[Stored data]
☆ ☆ ☆ ☆

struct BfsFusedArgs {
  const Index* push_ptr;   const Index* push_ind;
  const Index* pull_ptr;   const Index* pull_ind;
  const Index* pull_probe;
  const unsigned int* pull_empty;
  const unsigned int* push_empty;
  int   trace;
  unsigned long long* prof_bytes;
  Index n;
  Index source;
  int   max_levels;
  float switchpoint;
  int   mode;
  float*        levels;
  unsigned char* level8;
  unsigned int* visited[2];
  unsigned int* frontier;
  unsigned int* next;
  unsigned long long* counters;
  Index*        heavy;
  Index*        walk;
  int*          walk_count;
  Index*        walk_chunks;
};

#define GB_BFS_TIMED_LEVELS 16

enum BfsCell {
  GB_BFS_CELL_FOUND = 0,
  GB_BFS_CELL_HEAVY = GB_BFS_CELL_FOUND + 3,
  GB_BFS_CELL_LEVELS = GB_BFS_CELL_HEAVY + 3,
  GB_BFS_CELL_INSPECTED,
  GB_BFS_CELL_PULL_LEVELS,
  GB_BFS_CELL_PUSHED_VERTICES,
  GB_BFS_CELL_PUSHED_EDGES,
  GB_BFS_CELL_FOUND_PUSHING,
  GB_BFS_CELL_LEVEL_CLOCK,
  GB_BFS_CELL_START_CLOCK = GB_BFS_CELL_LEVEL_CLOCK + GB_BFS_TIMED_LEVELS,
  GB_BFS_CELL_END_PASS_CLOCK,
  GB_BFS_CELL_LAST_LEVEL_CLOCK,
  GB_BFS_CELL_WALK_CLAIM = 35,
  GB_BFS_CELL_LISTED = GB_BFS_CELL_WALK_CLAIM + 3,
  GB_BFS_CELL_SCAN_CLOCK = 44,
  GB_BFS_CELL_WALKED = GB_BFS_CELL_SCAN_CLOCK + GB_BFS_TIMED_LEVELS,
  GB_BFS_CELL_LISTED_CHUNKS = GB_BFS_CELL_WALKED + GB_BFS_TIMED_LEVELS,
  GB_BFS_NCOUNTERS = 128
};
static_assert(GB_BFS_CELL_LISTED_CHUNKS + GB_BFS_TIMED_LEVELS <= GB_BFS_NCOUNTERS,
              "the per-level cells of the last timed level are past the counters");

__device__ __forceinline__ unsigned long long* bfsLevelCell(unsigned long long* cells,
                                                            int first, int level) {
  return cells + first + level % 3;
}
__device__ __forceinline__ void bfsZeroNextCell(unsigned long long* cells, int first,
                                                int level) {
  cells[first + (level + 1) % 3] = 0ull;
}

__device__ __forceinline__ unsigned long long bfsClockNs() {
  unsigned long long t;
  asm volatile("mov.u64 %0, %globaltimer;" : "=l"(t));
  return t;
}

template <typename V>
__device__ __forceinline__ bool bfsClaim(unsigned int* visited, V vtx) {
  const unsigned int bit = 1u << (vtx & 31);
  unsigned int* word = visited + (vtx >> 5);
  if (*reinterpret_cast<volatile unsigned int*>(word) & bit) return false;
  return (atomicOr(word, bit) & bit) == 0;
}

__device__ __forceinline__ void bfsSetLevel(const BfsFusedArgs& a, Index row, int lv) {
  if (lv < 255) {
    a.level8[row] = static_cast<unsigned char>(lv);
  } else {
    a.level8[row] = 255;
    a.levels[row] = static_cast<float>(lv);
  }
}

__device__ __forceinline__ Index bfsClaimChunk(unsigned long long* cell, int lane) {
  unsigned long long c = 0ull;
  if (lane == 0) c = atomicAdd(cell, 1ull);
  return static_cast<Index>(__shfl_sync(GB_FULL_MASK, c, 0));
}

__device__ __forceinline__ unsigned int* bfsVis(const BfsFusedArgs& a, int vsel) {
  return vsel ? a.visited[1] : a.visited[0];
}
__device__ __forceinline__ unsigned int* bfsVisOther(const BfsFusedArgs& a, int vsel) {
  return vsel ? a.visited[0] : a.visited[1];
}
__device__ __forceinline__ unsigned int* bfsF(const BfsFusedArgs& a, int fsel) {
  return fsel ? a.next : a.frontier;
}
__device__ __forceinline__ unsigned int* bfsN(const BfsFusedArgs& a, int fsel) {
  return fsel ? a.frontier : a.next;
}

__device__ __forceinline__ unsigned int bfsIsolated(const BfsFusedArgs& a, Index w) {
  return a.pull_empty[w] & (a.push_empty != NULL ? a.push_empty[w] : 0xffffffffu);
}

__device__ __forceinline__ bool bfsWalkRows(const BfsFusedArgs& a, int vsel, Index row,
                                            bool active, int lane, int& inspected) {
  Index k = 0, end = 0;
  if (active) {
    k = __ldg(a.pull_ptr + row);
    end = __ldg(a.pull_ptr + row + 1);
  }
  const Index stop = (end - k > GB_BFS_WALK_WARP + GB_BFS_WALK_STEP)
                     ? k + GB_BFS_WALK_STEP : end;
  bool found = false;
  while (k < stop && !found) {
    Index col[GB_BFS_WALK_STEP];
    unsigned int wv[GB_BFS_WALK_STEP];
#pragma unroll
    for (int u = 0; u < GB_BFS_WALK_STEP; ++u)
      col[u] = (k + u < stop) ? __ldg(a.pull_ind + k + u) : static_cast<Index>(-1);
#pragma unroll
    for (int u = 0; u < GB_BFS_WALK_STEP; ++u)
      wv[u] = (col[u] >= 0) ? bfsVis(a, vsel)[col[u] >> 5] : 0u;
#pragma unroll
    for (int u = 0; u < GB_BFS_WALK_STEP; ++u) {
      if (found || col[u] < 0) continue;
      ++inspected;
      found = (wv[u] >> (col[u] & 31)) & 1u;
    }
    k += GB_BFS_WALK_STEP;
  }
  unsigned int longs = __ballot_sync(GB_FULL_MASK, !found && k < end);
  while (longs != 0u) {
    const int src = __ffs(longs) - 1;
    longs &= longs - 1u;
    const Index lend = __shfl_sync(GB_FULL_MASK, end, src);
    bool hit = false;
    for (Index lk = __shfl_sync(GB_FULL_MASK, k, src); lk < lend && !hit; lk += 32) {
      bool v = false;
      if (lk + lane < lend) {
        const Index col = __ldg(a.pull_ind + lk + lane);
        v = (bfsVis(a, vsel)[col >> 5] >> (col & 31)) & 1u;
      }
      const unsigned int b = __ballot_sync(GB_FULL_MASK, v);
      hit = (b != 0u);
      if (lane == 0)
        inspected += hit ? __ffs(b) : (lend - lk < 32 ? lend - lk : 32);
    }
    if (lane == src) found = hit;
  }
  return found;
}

☆ ☆ ☆ ☆

*Your task:*
Repeat the data precisely, line by line.

*Answer to the problem:*
struct BfsFusedArgs {
  const Index* push_ptr;   const Index* push_ind;
  const Index* pull_ptr;   const Index* pull_ind;
  const Index* pull_probe;
  const unsigned int* pull_empty;
  const unsigned int* push_empty;
  int   trace;
  unsigned long long* prof_bytes;
  Index n;
  Index source;
  int   max_levels;
  float switchpoint;
  int   mode;
  float*        levels;
  unsigned char* level8;
  unsigned int* visited[2];
  unsigned int* frontier;
  unsigned int* next;
  unsigned long long* counters;
  Index*        heavy;
  Index*        walk;
  int*          walk_count;
  Index*        walk_chunks;
};

#define GB_BFS_TIMED_LEVELS 16

enum BfsCell {
  GB_BFS_CELL_FOUND = 0,
  GB_BFS_CELL_HEAVY = GB_BFS_CELL_FOUND + 3,
  GB_BFS_CELL_LEVELS = GB_BFS_CELL_HEAVY + 3,
  GB_BFS_CELL_INSPECTED,
  GB_BFS_CELL_PULL_LEVELS,
  GB_BFS_CELL_PUSHED_VERTICES,
  GB_BFS_CELL_PUSHED_EDGES,
  GB_BFS_CELL_FOUND_PUSHING,
  GB_BFS_CELL_LEVEL_CLOCK,
  GB_BFS_CELL_START_CLOCK = GB_BFS_CELL_LEVEL_CLOCK + GB_BFS_TIMED_LEVELS,
  GB_BFS_CELL_END_PASS_CLOCK,
  GB_BFS_CELL_LAST_LEVEL_CLOCK,
  GB_BFS_CELL_WALK_CLAIM = 35,
  GB_BFS_CELL_LISTED = GB_BFS_CELL_WALK_CLAIM + 3,
  GB_BFS_CELL_SCAN_CLOCK = 44,
  GB_BFS_CELL_WALKED = GB_BFS_CELL_SCAN_CLOCK + GB_BFS_TIMED_LEVELS,
  GB_BFS_CELL_LISTED_CHUNKS = GB_BFS_CELL_WALKED + GB_BFS_TIMED_LEVELS,
  GB_BFS_NCOUNTERS = 128
};
static_assert(GB_BFS_CELL_LISTED_CHUNKS + GB_BFS_TIMED_LEVELS <= GB_BFS_NCOUNTERS,
              "the per-level cells of the last timed level are past the counters");

__device__ __forceinline__ unsigned long long* bfsLevelCell(unsigned long long* cells,
                                                            int first, int level) {
  return cells + first + level % 3;
}
__device__ __forceinline__ void bfsZeroNextCell(unsigned long long* cells, int first,
                                                int level) {
  cells[first + (level + 1) % 3] = 0ull;
}

__device__ __forceinline__ unsigned long long bfsClockNs() {
  unsigned long long t;
  asm volatile("mov.u64 %0, %globaltimer;" : "=l"(t));
  return t;
}

template <typename V>
__device__ __forceinline__ bool bfsClaim(unsigned int* visited, V vtx) {
  const unsigned int bit = 1u << (vtx & 31);
  unsigned int* word = visited + (vtx >> 5);
  if (*reinterpret_cast<volatile unsigned int*>(word) & bit) return false;
  return (atomicOr(word, bit) & bit) == 0;
}

__device__ __forceinline__ void bfsSetLevel(const BfsFusedArgs& a, Index row, int lv) {
  if (lv < 255) {
    a.level8[row] = static_cast<unsigned char>(lv);
  } else {
    a.level8[row] = 255;
    a.levels[row] = static_cast<float>(lv);
  }
}

__device__ __forceinline__ Index bfsClaimChunk(unsigned long long* cell, int lane) {
  unsigned long long c = 0ull;
  if (lane == 0) c = atomicAdd(cell, 1ull);
  return static_cast<Index>(__shfl_sync(GB_FULL_MASK, c, 0));
}

__device__ __forceinline__ unsigned int* bfsVis(const BfsFusedArgs& a, int vsel) {
  return vsel ? a.visited[1] : a.visited[0];
}
__device__ __forceinline__ unsigned int* bfsVisOther(const BfsFusedArgs& a, int vsel) {
  return vsel ? a.visited[0] : a.visited[1];
}
__device__ __forceinline__ unsigned int* bfsF(const BfsFusedArgs& a, int fsel) {
  return fsel ? a.next : a.frontier;
}
__device__ __forceinline__ unsigned int* bfsN(const BfsFusedArgs& a, int fsel) {
  return fsel ? a.frontier : a.next;
}

__device__ __forceinline__ unsigned int bfsIsolated(const BfsFusedArgs& a, Index w) {
  return a.pull_empty[w] & (a.push_empty != NULL ? a.push_empty[w] : 0xffffffffu);
}

__device__ __forceinline__ bool bfsWalkRows(const BfsFusedArgs& a, int vsel, Index row,
                                            bool active, int lane, int& inspected) {
  Index k = 0, end = 0;
  if (active) {
    k = __ldg(a.pull_ptr + row);
    end = __ldg(a.pull_ptr + row + 1);
  }
  const Index stop = (end - k > GB_BFS_WALK_WARP + GB_BFS_WALK_STEP)
                     ? k + GB_BFS_WALK_STEP : end;
  bool found = false;
  while (k < stop && !found) {
    Index col[GB_BFS_WALK_STEP];
    unsigned int wv[GB_BFS_WALK_STEP];
#pragma unroll
    for (int u = 0; u < GB_BFS_WALK_STEP; ++u)
      col[u] = (k + u < stop) ? __ldg(a.pull_ind + k + u) : static_cast<Index>(-1);
#pragma unroll
    for (int u = 0; u < GB_BFS_WALK_STEP; ++u)
      wv[u] = (col[u] >= 0) ? bfsVis(a, vsel)[col[u] >> 5] : 0u;
#pragma unroll
    for (int u = 0; u < GB_BFS_WALK_STEP; ++u) {
      if (found || col[u] < 0) continue;
      ++inspected;
      found = (wv[u] >> (col[u] & 31)) & 1u;
    }
    k += GB_BFS_WALK_STEP;
  }
  unsigned int longs = __ballot_sync(GB_FULL_MASK, !found && k < end);
  while (longs != 0u) {
    const int src = __ffs(longs) - 1;
    longs &= longs - 1u;
    const Index lend = __shfl_sync(GB_FULL_MASK, end, src);
    bool hit = false;
    for (Index lk = __shfl_sync(GB_FULL_MASK, k, src); lk < lend && !hit; lk += 32) {
      bool v = false;
      if (lk + lane < lend) {
        const Index col = __ldg(a.pull_ind + lk + lane);
        v = (bfsVis(a, vsel)[col >> 5] >> (col & 31)) & 1u;
      }
      const unsigned int b = __ballot_sync(GB_FULL_MASK, v);
      hit = (b != 0u);
      if (lane == 0)
        inspected += hit ? __ffs(b) : (lend - lk < 32 ? lend - lk : 32);
    }
    if (lane == src) found = hit;
  }
  return found;
}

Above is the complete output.